İstanbullu Rumların Evrensel Federasyonu'ndan Lozan açıklaması

Federasyon yaptığı açıklamada "1923'te Türkiye’de toplam 135.000 Rum Ortodoks nüfusu varken, bugün bu nüfusun %98'i, 20. yüzyıl boyunca birbirini izleyen Türkiye hükümetleri tarafından Cemaatin maruz bırakıldığı büyük çaplı insan hakları ihlallerin bir sonucu olarak, hiç istememelerine rağmen ait oldukları mekanlardan uzakta yaşamaktadır" dedi.

Açıklama şöyle:

"Bugün, Osmanlı Devleti'nin İtilaf İttifakı'na karşı Birinci Dünya Savaşı'na (1914-18) katılmasından ve ardından Anadolu’da devam eden Türk-Yunan Savaşı'ndan (1919-22) doğan uluslararası sorunların çözümü için imzalanan uluslararası Lozan Antlaşması'nın 100. yılıdır.

Bu dönem boyunca yaşanan olayların tüm süreçlerinde, stratejik hedeflerinin çoğunu halkların dramından etkilenmeden gerçekleştiren Britanya İmparatorluğu'nun iki taraflı tavrı belirleyici olmuştur.

İnsanlık tarihinde ilk kez "Uluslararası Hukuk" kisvesi altında "Yunan-Türk Nüfus Mübadelesi" takma adıyla nüfus mübadelesini zorunlu kılan bir anlaşma imzalanmıştır. Bu insanlık dışı karar ve eylem, büyük çapta şiddete uğramış Türkiye'deki Rum Ortodoks  ve de Yunanistan'daki Müslümanlar için, tarihin en kara  lekesidir. 

Unutulmamalıdır ki, Kasım 1922'de Lozan müzakereleri başladığında, Osmanlı İmparatorluğu'nda 1914  yılı başında yaşayan 2.3 milyon Rum Ortodoks'tan hayatta kalanların 1.25 milyonu, zaten mülteci olarak Yunanistan'da bulunmakta ve mutlak yoksulluk içindeydi.

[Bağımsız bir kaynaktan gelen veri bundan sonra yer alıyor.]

+template <int BI, int BJ, int NW, int WR, int MODE>
+static void tn_narrow_launch_mode(const GemmTN& q, int tiles, hipStream_t stream) {
+  constexpr int DI = ((MODE & 1) ? BI / 16 / NW : 0) + ((MODE & 2) ? BJ / 16 / NW : 0);
+  constexpr int LDS = 4 * 32 * 2 * (BI + BJ) + NW * 8 * DI * 256;
+  static_assert(LDS <= 163840, "LDS");
+  static int once = (int)hipFuncSetAttribute((const void*)gemm_tn_narrow_kernel<BI, BJ, NW, WR, MODE>, hipFuncAttributeMaxDynamicSharedMemorySize, LDS);
+  (void)once;
+  hipLaunchKernelGGL((gemm_tn_narrow_kernel<BI, BJ, NW, WR, MODE>), dim3((unsigned)(tiles * q.splits)), dim3(NW * 64), LDS, stream, q);
+}
+template <int BI, int BJ, int NW, int WR>
+static void tn_narrow_launch(const GemmTN& q, int tiles, hipStream_t stream) {
+  switch ((q.at_rows ? 1 : 0) | (q.bt_rows ? 2 : 0)) {
+    case 0: tn_narrow_launch_mode<BI, BJ, NW, WR, 0>(q, tiles, stream); break;
+    case 1: tn_narrow_launch_mode<BI, BJ, NW, WR, 1>(q, tiles, stream); break;
+    case 2: tn_narrow_launch_mode<BI, BJ, NW, WR, 2>(q, tiles, stream); break;
+    default: tn_narrow_launch_mode<BI, BJ, NW, WR, 3>(q, tiles, stream); break;
+  }
+}
+
+extern "C" int stswin_gemm_tn_narrow(int dtype, const void* At, long lda, const int* at_rows, const void* Bt, long ldb, const int* bt_rows,
+                                     float* C, long ldc, int Mk, int Ni, int Nj, int splits, int bseg, float* workspace,
+                                     long workspace_floats, void* stream, int* splits_out) {
+  if (splits_out) *splits_out = 0;
+  if (splits < 0) splits = 0;
+  const int overwrite = (splits & STSWIN_TN_OVERWRITE) ? 1 : 0;
+  const int perm = ((splits & STSWIN_TN_OUT_TAPMINOR) && bseg > 0) ? bseg : 0;
+  const int req = splits & ~(STSWIN_TN_OVERWRITE | STSWIN_TN_OUT_TAPMINOR);
+  if (req & ~0xFFFFFF) return -1106;
+  if (dtype != 0) return -1101;
+  TnNarrowPlan pl;
+  if (!At || !Bt || !C || Mk > 0x7FFF0000 || !tn_narrow_plan(Mk, Ni, Nj, &pl)) return -1102;
+  if (Ni % 8 || Nj % 8 || lda % 8 || ldb % 8 || lda < 0 || ldb < 0 || ((unsigned long)At & 15) || ((unsigned long)Bt & 15)) return -1103;
+  if (bseg < 0 || (bseg > 0 && (!bt_rows || bseg % 64 || pl.BJ % bseg || Nj % bseg))) return -1104;
+  if (!workspace || ((unsigned long)workspace & 15) || workspace_floats < (long)Ni * Nj) return -1105;
+  int s = tn_no_empty_split(pl.units, req > 0 ? req : pl.splits);
+  while ((long)s * Ni * Nj > workspace_floats) s = tn_no_empty_split(pl.units, s - 1);
+  if ((long)pl.tiles * s > 0x7FFFFFFFL || (long)Ni * Nj > 0x7FFFFFFFL) return -1102;
+  GemmTN q{At, lda, at_rows, Bt, ldb, bt_rows, C, ldc, Mk, Ni, Nj, s, bseg, workspace, 0, nullptr, overwrite, perm};
+  switch (pl.kind) {
+    case 1: tn_narrow_launch<64, 256, 4, 1>(q, pl.tiles, (hipStream_t)stream); break;
+    case 2: tn_narrow_launch<128, 256, 8, 2>(q, pl.tiles, (hipStream_t)stream); break;
+    case 3: tn_narrow_launch<256, 128, 8, 4>(q, pl.tiles, (hipStream_t)stream); break;
+    default: tn_narrow_launch<128, 64, 4, 2>(q, pl.tiles, (hipStream_t)stream); break;
+  }
+  const long n4 = ((long)Ni * Nj + 3) / 4;
+  hipLaunchKernelGGL(tn_reduce_kernel, dim3((unsigned)((n4 + 255) / 256)), dim3(256), 0, (hipStream_t)stream, workspace, C, ldc, Ni, Nj, s,
+                     overwrite, 0, perm);
+  STSWIN_CHECK_LAUNCH();
+  if (splits_out) *splits_out = s;
+  return 0;
+}
diff --git a/stswincl_amd/headops.py b/stswincl_amd/headops.py
--- a/stswincl_amd/headops.py
+++ b/stswincl_amd/headops.py
@@ -196,9 +196,8 @@
             hip.conv3x3_c64_wgrad(g, X, dwp, *ctx.geom, tapminor=True)
             tapminor = True
         else:
-            hip.gemm_tn(g, X, dwp, Mk=Mo, bt_rows=fmap, bseg=lin.width if fmap is not None else 0, overwrite=True,
-                        tapminor=dense and S > 1)
-            tapminor = dense and S > 1 and hip.last_tn_tapminor()
+            tapminor = hip.gemm_tn_routed(g, X, dwp, Mk=Mo, bt_rows=fmap, bseg=lin.width if fmap is not None else 0, overwrite=True,
+                                          tapminor=dense and S > 1)
         dx = None
         if ctx.needs_input_grad[0]:
             dx = torch.empty(Mi, lin.width, dtype=dt, device=X.device)
@@ -344,7 +343,7 @@
         if _STEM_WGRAD and hip.stem_wgrad_ok(ctx.geom[1], ctx.geom[2], ctx.dt):
             hip.stem_wgrad(g, A, dw, *ctx.geom)
         else:
-            hip.gemm_tn(g, A, dw, Mk=rmap.shape[1], bt_rows=rmap, bseg=64, overwrite=True)
+            hip.gemm_tn_routed(g, A, dw, Mk=rmap.shape[1], bt_rows=rmap, bseg=64, overwrite=True)
             hip.tn_join()
         dwv = _stem_unpack(dw)
         from .dp import grad_dest
diff --git a/stswincl_amd/hip.py b/stswincl_amd/hip.py
--- a/stswincl_amd/hip.py
+++ b/stswincl_amd/hip.py
@@ -692,6 +692,52 @@
             _TN_PENDING = torch.cuda.Event()
             _TN_PENDING.record(side)
     return out_f32
+
+
+_TN_NARROW = os.environ.get("STSWIN_NO_TN_NARROW") != "1"
+LAST_TN_NARROW_SPLITS = [0]
+
+
+def tn_narrow_routed(Mk: int, Ni: int, Nj: int, bseg: int = 0) -> bool:
+    if not _TN_NARROW or Mk < 2048 or min(Ni, Nj) > 128:
+        return False
+    return not (Ni > 128 and Nj > 64)
+
+
+def gemm_tn_narrow(At: torch.Tensor, Bt: torch.Tensor, out_f32: torch.Tensor, *, Mk: int, at_rows=None, bt_rows=None, splits: int = 0,
+                   bseg: int = 0, overwrite: bool = False, tapminor: bool = False) -> bool:
+    Ni, Nj = out_f32.shape
+    assert out_f32.dtype == torch.float32 and At.dtype == Bt.dtype
+    if torch.cuda.is_current_stream_capturing() and At.device not in _TN_WS:
+        return False
+    ws = _tn_workspace(At.device)
+    bits = (TN_OVERWRITE if overwrite else 0) | (TN_OUT_TAPMINOR if tapminor and bseg > 0 else 0)
+    name = "gemm_tn_narrow_bf16"
+    if _SHAPE_NAMES:
+        name += f" Mk={Mk} Ni={Ni} Nj={Nj} bseg={bseg} a={int(at_rows is not None)} b={int(bt_rows is not None)}"
+    tn_join()
+    sp = _c_int(0)
+    with _Span(name, 2.0 * Mk * Ni * Nj) as span:
+        rc = load().stswin_gemm_tn_narrow(_dt(At), _p(At), _ld(At), _p(at_rows), _p(Bt), _ld(Bt), _p(bt_rows), _p(out_f32), _ld(out_f32),
+                                          Mk, Ni, Nj, int(splits) | bits, bseg, _p(ws), ws.numel(), _stream(), ctypes.byref(sp))
+        if -1106 <= rc <= -1101:
+            span.cancel()
+    if -1106 <= rc <= -1101:
+        return False
+    _check(rc, "gemm_tn_narrow")
+    LAST_TN_NARROW_SPLITS[0] = int(sp.value)
+    _log_variant("tn_narrow", (Mk, Ni, Nj, bseg), 1)
+    return True
+
+
+def gemm_tn_routed(At: torch.Tensor, Bt: torch.Tensor, out_f32: torch.Tensor, *, Mk: int, at_rows=None, bt_rows=None, bseg: int = 0,
+                   overwrite: bool = False, tapminor: bool = False) -> bool:
+    Ni, Nj = out_f32.shape
+    if (At.dtype == torch.bfloat16 and tn_narrow_routed(Mk, Ni, Nj, bseg)
+            and gemm_tn_narrow(At, Bt, out_f32, Mk=Mk, at_rows=at_rows, bt_rows=bt_rows, bseg=bseg, overwrite=overwrite, tapminor=tapminor)):
+        return bool(tapminor and bseg > 0)
+    gemm_tn(At, Bt, out_f32, Mk=Mk, at_rows=at_rows, bt_rows=bt_rows, bseg=bseg, overwrite=overwrite, tapminor=tapminor)
+    return bool(tapminor and bseg > 0 and last_tn_tapminor())
 
 
 class _TnProblem(ctypes.Structure):
diff --git a/stswincl_amd/ops.py b/stswincl_amd/ops.py
--- a/stswincl_amd/ops.py
+++ b/stswincl_amd/ops.py
@@ -431,7 +431,7 @@
             if _TN_GROUP:
                 dx1 = hip.layernorm_bwd(dn2, x1, _f32(n2_w), mean2, rstd2, dn2_w, dn2_b, M=M, add=dy2, dxsum=dproj_b)
             else:
-                hip.gemm_tn(dy2, h, dfc2_w, Mk=M, overwrite=True)
+                hip.gemm_tn_routed(dy2, h, dfc2_w, Mk=M, overwrite=True)
                 late.pop(0)
                 dx1 = hip.layernorm_bwd(dn2, x1, _f32(n2_w), mean2, rstd2, dn2_w, dn2_b, M=M, dx=dy2, accumulate=True,
                                         dxsum=dproj_b)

İstanbul, Gökçeada (Imbros) ve Bozcaada (Tenedos) Ortodoks Rum cemaatleri Mübadele  dışında tutulmuş ve Türkiye'de kalmışlardı.

1923'te Türkiye’de toplam 135.000 Rum Ortodoks nüfusu  varken, bugün bu nüfusun %98'i, 20. yüzyıl boyunca birbirini izleyen Türkiye hükümetleri tarafından Cemaatin maruz bırakıldığı büyük çaplı insan hakları ihlallerin bir sonucu olarak, hiç istememelerine rağmen ait oldukları mekanlardan uzakta yaşamaktadır.

Lozan Antlaşmasının II. Bölümünün ”Gayrimüslim Azınlıkların Korunması"  maddeleri ve Türkiye'nin 2. Dünya Savaşı'ndan sonra imzaladığı uluslararası insan hakları sözleşmeleri, Türkiye'deki Rum Ortodoks Azınlığının haklarını koruma konusunda yetersiz olmuştur. Topluluğumuzun maruz kaldığı ihlallerin bir oldubitti olmadığını, hiçbir hakkımızdan feragat etmediğimizi her istikamette vurguluyoruz. 

İstanbullu Rumların Evrensel Federasyonu, İstanbul dışında isteklerine karşı yaşamaya mecbur edilen Rum Ortodoks Cemaati'nin bütün dünyadaki  birleştirici kurumu  olarak, toplumumuzun maruz kaldığı haksızlıkların giderilmesi için, bu haksızlıkları yakın geçmiş zamanda kabul eden bugünkü Türkiye'nin liderliğine telafi etme çağrısında bulunuyoruz. Fedenasyonumuz son 10 yılda bu amaçla bir dizi yazılı somut öneriler sunmuştur."